Implementing a Sitecore Data Provider
When you implement a data provider you are creating two things:
- Implementation - a .NET class that implements the data provider
- Configuration - specifies where Sitecore should use the implementation
Implementation
A data provider inherits from the abstract class Sitecore.Data.DataProviders.DataProvider
.
- API - describes the API used to build a custom data provider
- Mapping identifiers - approaches for mapping unique identifiers from external systems to Sitecore item IDs
- Search - how to ensure items from custom data providers are available to the Sitecore search API
- Publishing - how to ensure publishing items from custom data providers works as required
- Templates - how to work with templates
- Non-hierarchical data - how to work with templates
Configuration
Configuration is used to tell Sitecore which data providers a Sitecore database should use.

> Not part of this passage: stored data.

template <int NS = 32, class PS>
FX_HD int xp_ps_frame(const XsCx &cx, const XpTables *T, PS *ps, const xaac_ps_frame *pf, XpFrameWork *w, int32_t *xl,
                      int32_t *xr, int lb_scale, int ov_lb_scale, int hb_scale, int st_syn, int lsb, int usb,
                      int ps_scale_done = XP_NO_PS_SCALE) {
  static_assert(NS == 32 || NS == 30, "frames of 32 or 30 QMF slots");
#if defined(__HIP_DEVICE_COMPILE__)
  int32_t p1v[3][2], p3re[32], p3im[32];
  {
    const int l1 = cx.lane & 31;
    XP_UNROLL
    for (int b = 0; b < 3; b++) {
      p1v[b][0] = xl[(l1 + 6) * 128 + b];
      p1v[b][1] = xl[(l1 + 6) * 128 + 64 + b];
    }
    XP_UNROLL
    for (int l = 0; l < 32; l++) {
      p3re[l] = NS == 32 || l < NS ? xl[l * 128 + cx.lane] : 0;
      p3im[l] = NS == 32 || l < NS ? xl[l * 128 + 64 + cx.lane] : 0;
    }
  }
#endif
  const int ps_scale = ps_scale_done != XP_NO_PS_SCALE ? ps_scale_done : xp_init_ps_scale(cx, ps, lb_scale, ov_lb_scale, hb_scale);
  const int ov_lb_shift = ps_scale - ov_lb_scale, lb_shift = ps_scale - lb_scale, hb_shift = ps_scale - hb_scale;
  const int common_shift = (st_syn - ps_scale) - 8;
  XP_T(1);

  XS_PAR(l, 0, NS) {
    const int shiftdelay = l < NS - 6 ? 0 : (int16_t)(lb_scale - ps_scale);
    for (int b = 0; b < 3; b++) {
      const int sha = l + 6 < NS ? (b < lsb ? lb_shift : (b < usb ? hb_shift : 0)) : 0;
      for (int c = 0; c < 2; c++) {
#if defined(__HIP_DEVICE_COMPILE__)
        int32_t v = xp_adj_word(p1v[b][c], sha);
#else
        int32_t v = xp_adj_word(xl[(l + 6) * 128 + 64 * c + b], sha);
#endif
        v = shiftdelay < 0 ? fx_shl(v, -shiftdelay) : fx_shr(v, shiftdelay);
        w->hyb_u[b][c][12 + l] = v;
      }
    }
  }
  XS_PAR(i, 0, 12)
    for (int b = 0; b < 3; b++) {
      w->hyb_u[b][0][i] = ps->hyb_buf[b][0][i];
      w->hyb_u[b][1][i] = ps->hyb_buf[b][1][i];
    }
  cx.sync();
  XS_PAR(l, 0, NS) {
    int32_t re[8], im[8];
    xp_filt_8ch(T, &w->hyb_u[0][0][l], &w->hyb_u[0][1][l], re, im);
    for (int k = 0; k < 6; k++) {
      w->hyb_l[l][k] = re[k];
      w->hyb_l[l][10 + k] = im[k];
    }
  }
  XS_PAR(i, 0, 64) {
    const int b = 1 + (i >> 5), l = i & 31;
    if (NS != 32 && l >= NS) continue;
    int32_t re[2], im[2];
    xp_filt_2ch(T, &w->hyb_u[b][0][l], &w->hyb_u[b][1][l], re, im);
    w->hyb_l[l][4 + 2 * b] = re[0];
    w->hyb_l[l][5 + 2 * b] = re[1];
    w->hyb_l[l][14 + 2 * b] = im[0];
    w->hyb_l[l][15 + 2 * b] = im[1];
  }
  XS_PAR(i, 0, 12)
    for (int b = 0; b < 3; b++) {
      ps->hyb_buf[b][0][i] = w->hyb_u[b][0][NS + i];
      ps->hyb_buf[b][1][i] = w->hyb_u[b][1][NS + i];
    }
  cx.sync();
  XP_T(2);

  XS_PAR(g, 0, XAAC_PS_GROUPS) {
    w->seg_hd[0][0][g] = xp_pack16(ps->delta_h11_h12[2 * g], ps->H11_H12[2 * g]);
    w->seg_hd[0][1][g] = xp_pack16(ps->delta_h11_h12[2 * g + 1], ps->H11_H12[2 * g + 1]);
    w->seg_hd[0][2][g] = xp_pack16(ps->delta_h21_h22[2 * g], ps->H21_H22[2 * g]);
    w->seg_hd[0][3][g] = xp_pack16(ps->delta_h21_h22[2 * g + 1], ps->H21_H22[2 * g + 1]);
  }
  const int usb_prev = cx.uni(ps->usb);
  uint32_t seg_mask = 0;
  int clear_slot = NS;
  {
    int env = 0, nseg = 1;
    int next = cx.uni(pf->border_position[0]);
    for (int l = 0; l < NS; l++) {
      if (l == next) {
        if (env == 0) clear_slot = l;
        cx.sync();
        xp_rot_env_coeffs(cx, T, ps, pf, env);
        XS_PAR(g, 0, XAAC_PS_GROUPS) {
          w->seg_hd[nseg][0][g] = xp_pack16(ps->delta_h11_h12[2 * g], ps->H11_H12[2 * g]);
          w->seg_hd[nseg][1][g] = xp_pack16(ps->delta_h11_h12[2 * g + 1], ps->H11_H12[2 * g + 1]);
          w->seg_hd[nseg][2][g] = xp_pack16(ps->delta_h21_h22[2 * g], ps->H21_H22[2 * g]);
          w->seg_hd[nseg][3][g] = xp_pack16(ps->delta_h21_h22[2 * g + 1], ps->H21_H22[2 * g + 1]);
        }
        seg_mask |= 1u << l;
        nseg++;
        env++;
        next = env <= XAAC_PS_MAX_ENV ? cx.uni(pf->border_position[env]) : 64;
      }
    }
  }
  cx.sync();
  XP_T(3);

  {
    XP_UNROLL
    for (int c = 0; c < 4; c++) {
      XS_PAR(sb, 0, 64) {
        int32_t rre[8], rim[8];
        XP_UNROLL
        for (int ls = 0; ls < 8; ls++) {
#if defined(__HIP_DEVICE_COMPILE__)
          rre[ls] = p3re[8 * c + ls];
          rim[ls] = p3im[8 * c + ls];
#else
          rre[ls] = xl[(8 * c + ls) * 128 + sb];
          rim[ls] = xl[(8 * c + ls) * 128 + 64 + sb];
#endif
        }
        const int gsh = sb < 11 ? 0 : (sb < 18 ? 1 : (sb < 23 ? 2 : (sb < 35 ? 3 : 4)));
        const bool own_bin = sb >= 3 && sb < 9;
        int32_t *dst = sb < 3 ? &w->gsum[0][55] : (own_bin ? &w->binpw[8 * c][sb + 5] : &w->gsum[0][sb - 9]);
        const int dstride = own_bin ? 20 : 56;
        XP_UNROLL
        for (int ls = 0; ls < 8; ls++) {
          const int l = 8 * c + ls;
          const int usb_l = l >= clear_slot ? usb : usb_prev;
          const int sh = sb < lsb ? (l < 6 ? ov_lb_shift : lb_shift) : (sb < usb ? hb_shift : 0);
          const int32_t re = xp_adj_word(rre[ls], sh), im = xp_adj_word(rim[ls], sh);
          const int32_t pw = xp_power(re, im);
          dst[ls * dstride] = own_bin ? pw : (sb < usb_l ? (pw >> gsh) : 0);
        }
      }
      cx.sync();
      XS_PAR(i, 0, 48) {
        const int ls = i / 6, g = i % 6;
        const int b0 = T->borders_group[16 + g], b1 = T->borders_group[17 + g];
        int32_t acc = 0;
#if defined(__HIP_DEVICE_COMPILE__) && !defined(XP_OLD_GSUM)
        for (int sb = b0; sb < b1; sb += 8) {
          int32_t t[8];
          XP_UNROLL
          for (int j = 0; j < 8; j++) t[j] = w->gsum[ls][(sb + j < b1 ? sb + j : b1 - 1) - 9];
          XP_UNROLL
          for (int j = 0; j < 8; j++) acc = fx_add_sat(acc, sb + j < b1 ? t[j] : 0);
        }
#else
        for (int sb = b0; sb < b1; sb++) acc = fx_add_sat(acc, w->gsum[ls][sb - 9]);
#endif
        w->binpw[8 * c + ls][14 + g] = acc;
      }
      cx.sync();
    }
  }
  XS_PAR(i, 0, 8 * NS) {
    const int l = i >> 3, bin = i & 7;
    w->binpw[l][bin] = xp_bin_power_hyb(T, bin, &w->hyb_l[l][0], &w->hyb_l[l][10]);
  }
  cx.sync();
  XP_T(4);

  XS_PAR(bin, 0, 20) {
    int32_t pd = ps->peak_decay_diff[bin], pdp = ps->peak_decay_diff_prev[bin], nrg = ps->energy_prev[bin];
    int32_t pin[NS];
    XP_UNROLL
    for (int l = 0; l < NS; l++) pin[l] = w->binpw[l][bin];
    XP_UNROLL
    for (int l = 0; l < NS; l++) {
      int32_t pw = fx_shl(pin[l], 1);
      if (pw < 0) pw = 0;
      pd = fx_mul32x16_shl(pd, 0x620a);
      if (pw > pd) pd = pw;
      pdp = fx_add_sat(fx_mul32x16_shl(pdp, 0x6000), fx_sub_sat(pd, pw) >> 2);
      nrg = fx_add_sat(fx_mul32x16_shl(nrg, 0x6000), pw >> 2);
      w->binpw[l][bin] = nrg;
      w->peak[l][bin] = fx_add_sat(pdp, pdp >> 1);
    }
    ps->peak_decay_diff[bin] = pd;
    ps->peak_decay_diff_prev[bin] = pdp;
    ps->energy_prev[bin] = nrg;
  }
  cx.sync();
  for (int i0 = 0; i0 < 20 * NS; i0 += 64) {
    int16_t q = 0;
    XS_PAR(i, i0, (20 * NS) % 64 == 0 || i0 + 64 < 20 * NS ? i0 + 64 : 20 * NS) {
      const int32_t pk = (&w->peak[0][0])[i], nrg = (&w->binpw[0][0])[i];
      q = pk <= nrg ? (int16_t)0x7fff : (int16_t)xp_divide16_pos(nrg, pk);
#if !defined(__HIP_DEVICE_COMPILE__)
      (&w->ratio[0][0])[i] = q;
#endif
    }
#if defined(__HIP_DEVICE_COMPILE__)
    cx.sync();
    (&w->ratio[0][0])[i0 + cx.lane] = q;
    cx.sync();
#endif
  }
  cx.sync();
  XP_T(5);

  {
    const int idx0 = cx.uni(ps->idx), idx_long0 = cx.uni(ps->idx_long);
    const int is0 = cx.uni(ps->idx_ser[0]), is1 = cx.uni(ps->idx_ser[1]), is2 = cx.uni(ps->idx_ser[2]);
    const int clear_lo = (usb > usb_prev && usb_prev) ? usb_prev : 64;
    const int clear_hi = usb < 23 ? usb : 23;
    const int p14_0 = idx_long0 % 14;
    const int cs_right = common_shift < 0 ? (-common_shift > 31 ? 31 : -common_shift) : 0;
    uint32_t events = seg_mask | (1u << 6) | (1u << 14);
    if (clear_slot < NS) events |= 1u << clear_slot;
    if (clear_slot + 14 < NS) events |= 1u << (clear_slot + 14);
    XS_PAR(sb, 0, 64) {
      const int qmf_chain = sb >= 3 && sb < 23, hyb_chain = sb >= 32 && sb < 42, chain = qmf_chain || hyb_chain;
      const int csb = qmf_chain ? sb : (hyb_chain ? sb - 32 : 3);
      const int di = 9 + 3 * (csb - 3);
      const int16_t *ph = hyb_chain ? &T->frac_delay_phase_fac_qmf_sub_re_im[2 * csb] : &T->frac_delay_phase_fac_qmf_re_im[2 * csb];
      const int16_t *pser = hyb_chain ? &T->frac_delay_phase_fac_qmf_sub_ser_re_im[2 * csb] : &T->frac_delay_phase_fac_qmf_ser_re_im[2 * csb];
      const int pstep = hyb_chain ? 32 : 64;
      const XpPhase phase = xp_phase_pairs(ph[0], ph[1]);
      const XpPhase ps0 = xp_phase_pairs(pser[0], pser[1]), ps1 = xp_phase_pairs(pser[pstep], pser[pstep + 1]),
                    ps2 = xp_phase_pairs(pser[2 * pstep], pser[2 * pstep + 1]);
      const int16_t dec0 = hyb_chain ? T->rev_link_decay_ser[0] : T->decay_scale_factor[qmf_chain ? di : 9];
      const int16_t dec1 = hyb_chain ? T->rev_link_decay_ser[1] : T->decay_scale_factor[qmf_chain ? di + 1 : 10];
      const int16_t dec2 = hyb_chain ? T->rev_link_decay_ser[2] : T->decay_scale_factor[qmf_chain ? di + 2 : 11];
      uint32_t d0[2] = {0, 0}, r0[3] = {0, 0, 0}, r1[4] = {0, 0, 0, 0}, r2[5] = {0, 0, 0, 0, 0};
      if (chain) {
        XP_UNROLL
        for (int j = 0; j < 2; j++) {
          const int16_t *q = hyb_chain ? &ps->sub[(idx0 + j) % 2][2 * csb] : &ps->ap[(idx0 + j) % 2][2 * csb];
          d0[j] = xp_pack16(q[0], q[1]);
        }
        XP_UNROLL
        for (int j = 0; j < 3; j++) {
          const int16_t *q = hyb_chain ? &ps->sub_ser[(is0 + j) % 3][0][2 * csb] : &ps->ser[(is0 + j) % 3][0][2 * csb];
          r0[j] = xp_pack16(q[0], q[1]);
        }
        XP_UNROLL
        for (int j = 0; j < 4; j++) {
          const int16_t *q = hyb_chain ? &ps->sub_ser[(is1 + j) % 4][1][2 * csb] : &ps->ser[(is1 + j) % 4][1][2 * csb];
          r1[j] = xp_pack16(q[0], q[1]);
        }
        XP_UNROLL
        for (int j = 0; j < 5; j++) {
          const int16_t *q = hyb_chain ? &ps->sub_ser[(is2 + j) % 5][2][2 * csb] : &ps->ser[(is2 + j) % 5][2][2 * csb];
          r2[j] = xp_pack16(q[0], q[1]);
        }
      }
      const int g = T->band_to_group[sb];
      const int bin_sb = sb < 23 ? T->delay_to_bin[sb] : (sb < 35 ? 18 : 19);
      uint32_t h11, h12, h21, h22, d11, d12, d21, d22;
      const auto seg_load = [&](int s) {
        const uint32_t a = w->seg_hd[s][0][g], b = w->seg_hd[s][1][g], c = w->seg_hd[s][2][g], d = w->seg_hd[s][3][g];
        h11 = a & 0xffff0000u, h12 = b & 0xffff0000u, h21 = c & 0xffff0000u, h22 = d & 0xffff0000u;
        d11 = a << 16, d12 = b << 16, d21 = c << 16, d22 = d << 16;
      };
      seg_load(0);
      uint32_t prev = sb >= 35 ? xp_pack16(ps->sd[2 * (sb - 35)], ps->sd[2 * (sb - 35) + 1]) : 0u;
      const int is_ap = sb < 23, is_d14 = sb >= 23 && sb < 35;
      int shl_ov, shr_ov, shl_lb, shr_lb;
      {
        const int s_ov = sb < lsb ? ov_lb_shift : (sb < usb ? hb_shift : 0), s_lb = sb < lsb ? lb_shift : (sb < usb ? hb_shift : 0);
        const int c_ov = s_ov > 31 ? 31 : (s_ov < -31 ? -31 : s_ov), c_lb = s_lb > 31 ? 31 : (s_lb < -31 ? -31 : s_lb);
        shl_ov = c_ov > 0 ? c_ov : 0, shr_ov = c_ov < 0 ? -c_ov : 0;
        shl_lb = c_lb > 0 ? c_lb : 0, shr_lb = c_lb < 0 ? -c_lb : 0;
      }
      int shl = shl_ov, shr = shr_ov;
      bool active = sb < usb_prev, fed14 = false;
      const int ldj = is_d14 ? 2 * (sb - 23) : 0, dlj = is_d14 ? sb - 23 : 12, apj = hyb_chain ? csb : 10;
      int ld_at = 24 * p14_0;
      const int16_t *const ld_lane = &ps->ld[0][ldj];
      static_assert(sizeof(ps->ld[0]) == 24 * sizeof(int16_t), "rows of the 14-slot ring: 24 int16, whole words");
      static_assert(offsetof(PS, ld) % 4 == 0 && alignof(PS) % 4 == 0, "the 14-slot ring starts on a word of a word-aligned state");
      int16_t tr_nx = w->ratio[0][bin_sb];
      int32_t hre_nx = w->hyb_l[0][csb], him_nx = w->hyb_l[0][10 + csb];
      uint32_t ld_nx = xp_load_pair(ld_lane + ld_at);
      int32_t nre[4], nim[4];
      XP_UNROLL
      for (int j = 0; j < 4; j++) {
        nre[j] = xl[j * 128 + sb];
        nim[j] = xl[j * 128 + 64 + sb];
      }
      const auto walk = [&](auto cs_positive) XP_LAMBDA_INLINE {
        XP_NOUNROLL
        for (int l0 = 0; l0 < NS; l0 += 4) {
          int32_t cre[4], cim[4];
          XP_UNROLL
          for (int j = 0; j < 4; j++) {
            cre[j] = nre[j];
            cim[j] = nim[j];
          }
          if (l0 + 4 < NS) {
            XP_UNROLL
            for (int j = 0; j < 4; j++) {
              nre[j] = xl[(l0 + 4 + j) * 128 + sb];
              nim[j] = xl[(l0 + 4 + j) * 128 + 64 + sb];
            }
          }
          const uint32_t events4 = events >> l0;
          XP_UNROLL
          for (int j = 0; j < 4; j++) {
            const int l = l0 + j;
            if (NS % 4 != 0 && l >= NS) break;
            const int16_t tr = tr_nx;
            const int32_t hre = hre_nx, him = him_nx;
            const uint32_t ld_cur = ld_nx;
            {
              const int ln = l + 1 < NS ? l + 1 : NS - 1;
              ld_at = ld_at + 24 == 14 * 24 ? 0 : ld_at + 24;
              tr_nx = w->ratio[ln][bin_sb];
              hre_nx = w->hyb_l[ln][csb];
              him_nx = w->hyb_l[ln][10 + csb];
              ld_nx = xp_load_pair(ld_lane + ld_at);
            }
            if ((events4 >> j) & 1u) {
#if defined(__HIP_DEVICE_COMPILE__)
              asm volatile("");
#endif
              shl = l < 6 ? shl_ov : shl_lb;
              shr = l < 6 ? shr_ov : shr_lb;
              active = sb < (l >= clear_slot ? usb : usb_prev);
              fed14 = l >= 14 && sb < (l - 14 >= clear_slot ? usb : usb_prev);
              if (l == clear_slot) {
                const int c = qmf_chain && sb >= clear_lo && sb < clear_hi;
                XP_UNROLL
                for (int m = 0; m < 3; m++) r0[m] = c ? 0u : r0[m];
                XP_UNROLL
                for (int m = 0; m < 4; m++) r1[m] = c ? 0u : r1[m];
                XP_UNROLL
                for (int m = 0; m < 5; m++) r2[m] = c ? 0u : r2[m];
              }
              if ((seg_mask >> l) & 1u)
                seg_load(xp_popc(seg_mask & (0xffffffffu >> (31 - l))));
            }
            const int32_t re0 = (int32_t)((uint32_t)cre[j] << shl) >> shr, im0 = (int32_t)((uint32_t)cim[j] << shl) >> shr;
            const int16_t q_re = fx_round16(re0), q_im = fx_round16(im0);
            const uint32_t q = xp_pack16(q_re, q_im);
            const uint32_t in_pair = hyb_chain ? xp_pack16(fx_round16(hre), fx_round16(him)) : q;
            uint32_t dv = d0[0], e0 = r0[0], e1 = r1[0], e2 = r2[0];
            const uint32_t o_chain = xp_allpass_packed(dv, in_pair, phase, e0, e1, e2, ps0, ps1, ps2, dec0, dec1, dec2);
            d0[0] = d0[1];
            d0[1] = dv;
            r0[0] = r0[1]; r0[1] = r0[2];
            r0[2] = e0;
            r1[0] = r1[1]; r1[1] = r1[2]; r1[2] = r1[3];
            r1[3] = e1;
            r2[0] = r2[1]; r2[1] = r2[2]; r2[2] = r2[3]; r2[3] = r2[4];
            r2[4] = e2;
            w->ap_h[l][apj] = o_chain;
            h11 += d11;
            h12 += d12;
            h21 += d21;
            h22 += d22;
            const uint32_t o14_new = w->dl[l >= 14 ? l - 14 : 0][dlj];
            const uint32_t o14 = fed14 ? o14_new : ld_cur;
            const uint32_t o = is_ap ? o_chain : (is_d14 ? o14 : prev);
            w->dl[l][dlj] = q;
            prev = active ? q : prev;
            int32_t re = re0, im = im0;
            int32_t r_re = xp_m16x16_shl_pre(xp_lo16(o), 2 * tr), r_im = xp_m16x16_shl_pre(xp_hi16(o), 2 * tr);
            xp_rotate_w(&re, &r_re, h11, h12, h21, h22);
            xp_rotate_w(&im, &r_im, h11, h12, h21, h22);
            re = active ? re : re0;
            im = active ? im : im0;
            r_re = active ? r_re : 0;
            r_im = active ? r_im : 0;
            if (decltype(cs_positive)::value) {
              re = fx_shl_sat(re, common_shift);
              im = fx_shl_sat(im, common_shift);
            } else {
              re = re >> cs_right;
              im = im >> cs_right;
            }
            if (sb >= 3) {
              xl[l * 128 + sb] = re;
              xl[l * 128 + 64 + sb] = im;
              xr[l * 128 + sb] = r_re;
              xr[l * 128 + 64 + sb] = r_im;
            }
          }
        }
      };
      if (common_shift > 0)
        walk(XpBool<true>());
      else
        walk(XpBool<false>());
      if (chain) {
        XP_UNROLL
        for (int j = 0; j < 2; j++) {
          int16_t *q = hyb_chain ? &ps->sub[(idx0 + j) % 2][2 * csb] : &ps->ap[(idx0 + j) % 2][2 * csb];
          q[0] = xp_lo16(d0[j]);
          q[1] = xp_hi16(d0[j]);
        }
        XP_UNROLL
        for (int j = 0; j < 3; j++) {
          int16_t *q = hyb_chain ? &ps->sub_ser[(is0 + NS + j) % 3][0][2 * csb] : &ps->ser[(is0 + NS + j) % 3][0][2 * csb];
          q[0] = xp_lo16(r0[j]);
          q[1] = xp_hi16(r0[j]);
        }
        XP_UNROLL
        for (int j = 0; j < 4; j++) {
          int16_t *q = hyb_chain ? &ps->sub_ser[(is1 + NS + j) % 4][1][2 * csb] : &ps->ser[(is1 + NS + j) % 4][1][2 * csb];
          q[0] = xp_lo16(r1[j]);
          q[1] = xp_hi16(r1[j]);
        }
        XP_UNROLL
        for (int j = 0; j < 5; j++) {
          int16_t *q = hyb_chain ? &ps->sub_ser[(is2 + NS + j) % 5][2][2 * csb] : &ps->ser[(is2 + NS + j) % 5][2][2 * csb];
          q[0] = xp_lo16(r2[j]);
          q[1] = xp_hi16(r2[j]);
        }
      }
      if (sb >= 35) {
        ps->sd[2 * (sb - 35)] = xp_lo16(prev);
        ps->sd[2 * (sb - 35) + 1] = xp_hi16(prev);
      }
      if (is_d14) {
        for (int l = (clear_slot == 0 || usb == usb_prev) ? NS - 14 : 0; l < NS; l++) {
          const int pos = (idx_long0 + l) % 14;
          if (sb < (l >= clear_slot ? usb : usb_prev)) {
            ps->ld[pos][ldj] = xp_lo16(w->dl[l][dlj]);
            ps->ld[pos][ldj + 1] = xp_hi16(w->dl[l][dlj]);
          }
        }
      }
    }
    cx.sync();
    XS_ONE {
      ps->idx = (int16_t)idx0;
      ps->idx_ser[0] = (int16_t)((is0 + NS) % 3);
      ps->idx_ser[1] = (int16_t)((is1 + NS) % 4);
      ps->idx_ser[2] = (int16_t)((is2 + NS) % 5);
      ps->idx_long = (int16_t)((idx_long0 + NS) % 14);
      if (clear_slot < NS) ps->usb = (int16_t)usb;
    }
  }
  cx.sync();
  XP_T(6);

  XS_PAR(i, 0, 6 * NS) {
    const int l = i / 6, b = (i % 6) >> 1, c = i & 1;
    const int p = b == 0 ? 0 : 4 + 2 * b, n = b == 0 ? 6 : 2;
    const uint32_t below = seg_mask & (0xffffffffu >> (31 - l));
    const int s = xp_popc(below), nn = l - (below ? 31 - xp_clz(below) : 0) + 1;
    int32_t acc_l = 0, acc_r = 0;
    for (int k = 0; k < n; k++) {
      const int sb = p + k;
      const int16_t h11 = xp_seg_coeff(w->seg_hd[s][0][sb], nn), h12 = xp_seg_coeff(w->seg_hd[s][1][sb], nn);
      const int16_t h21 = xp_seg_coeff(w->seg_hd[s][2][sb], nn), h22 = xp_seg_coeff(w->seg_hd[s][3][sb], nn);
      const int16_t tr = w->ratio[l][T->hybrid_to_bin[sb]];
      const uint32_t o = w->ap_h[l][sb];
      int32_t lv = w->hyb_l[l][10 * c + sb];
      int32_t rv = xp_m16x16_shl(c ? xp_hi16(o) : xp_lo16(o), tr);
      xp_rotate(&lv, &rv, h11, h12, h21, h22);
      acc_l = k == 0 ? lv : fx_add_sat(acc_l, lv);
      acc_r = k == 0 ? rv : fx_add_sat(acc_r, rv);
    }
    if (common_shift < 0)
      acc_l = fx_shr(acc_l, -common_shift > 31 ? 31 : -common_shift);
    else if (common_shift > 0)
      acc_l = fx_shl_sat(acc_l, common_shift);
    xl[l * 128 + 64 * c + b] = acc_l;
    xr[l * 128 + 64 * c + b] = acc_r;
  }
  {
    const int s = xp_popc(seg_mask), n = NS - (seg_mask ? 31 - xp_clz(seg_mask) : 0);
    XS_PAR(g, 0, XAAC_PS_GROUPS) {
      ps->H11_H12[2 * g] = xp_seg_coeff(w->seg_hd[s][0][g], n);
      ps->H11_H12[2 * g + 1] = xp_seg_coeff(w->seg_hd[s][1][g], n);
      ps->H21_H22[2 * g] = xp_seg_coeff(w->seg_hd[s][2][g], n);
      ps->H21_H22[2 * g + 1] = xp_seg_coeff(w->seg_hd[s][3][g], n);
    }
  }
  cx.sync();
  XP_T(7);
  return ps_scale;
}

Adding a data provider to a Sitecore database
The following example demonstrates how to define a data provider and add the data provider to the master
Sitecore database:
<dataProviders>
<myDataProvider type="Testing.DataProviders.MyDataProvider, Testing" />
</dataProviders>
<databases>
<database id="master">
<dataProviders hint="list:AddDataProvider">
<dataProvider patch:before="*[1]" ref="dataProviders/myDataProvider" />
</dataProviders>
</database>
</databases>
Data provider order
Data providers are handled in the order they appear in the configuration. For more information on configuration and how order is determined, see the section on the Patch Files.
It is important to understand that a data provider is assigned to a Sitecore database, not a Sitecore item. This means that when multiple data providers are assigned to a Sitecore database, all data providers will run for all items in that database.
This is useful because it allows multiple data providers to work together to populate items.
However, this can cause problems if you are not expecting this to happen. If you want to ensure that no subsequent data providers are run after your data provider runs you must use the Abort()
method on the CallContext
object that is passed to your data provider. For more information on the CallContext
type, see the data provider API page.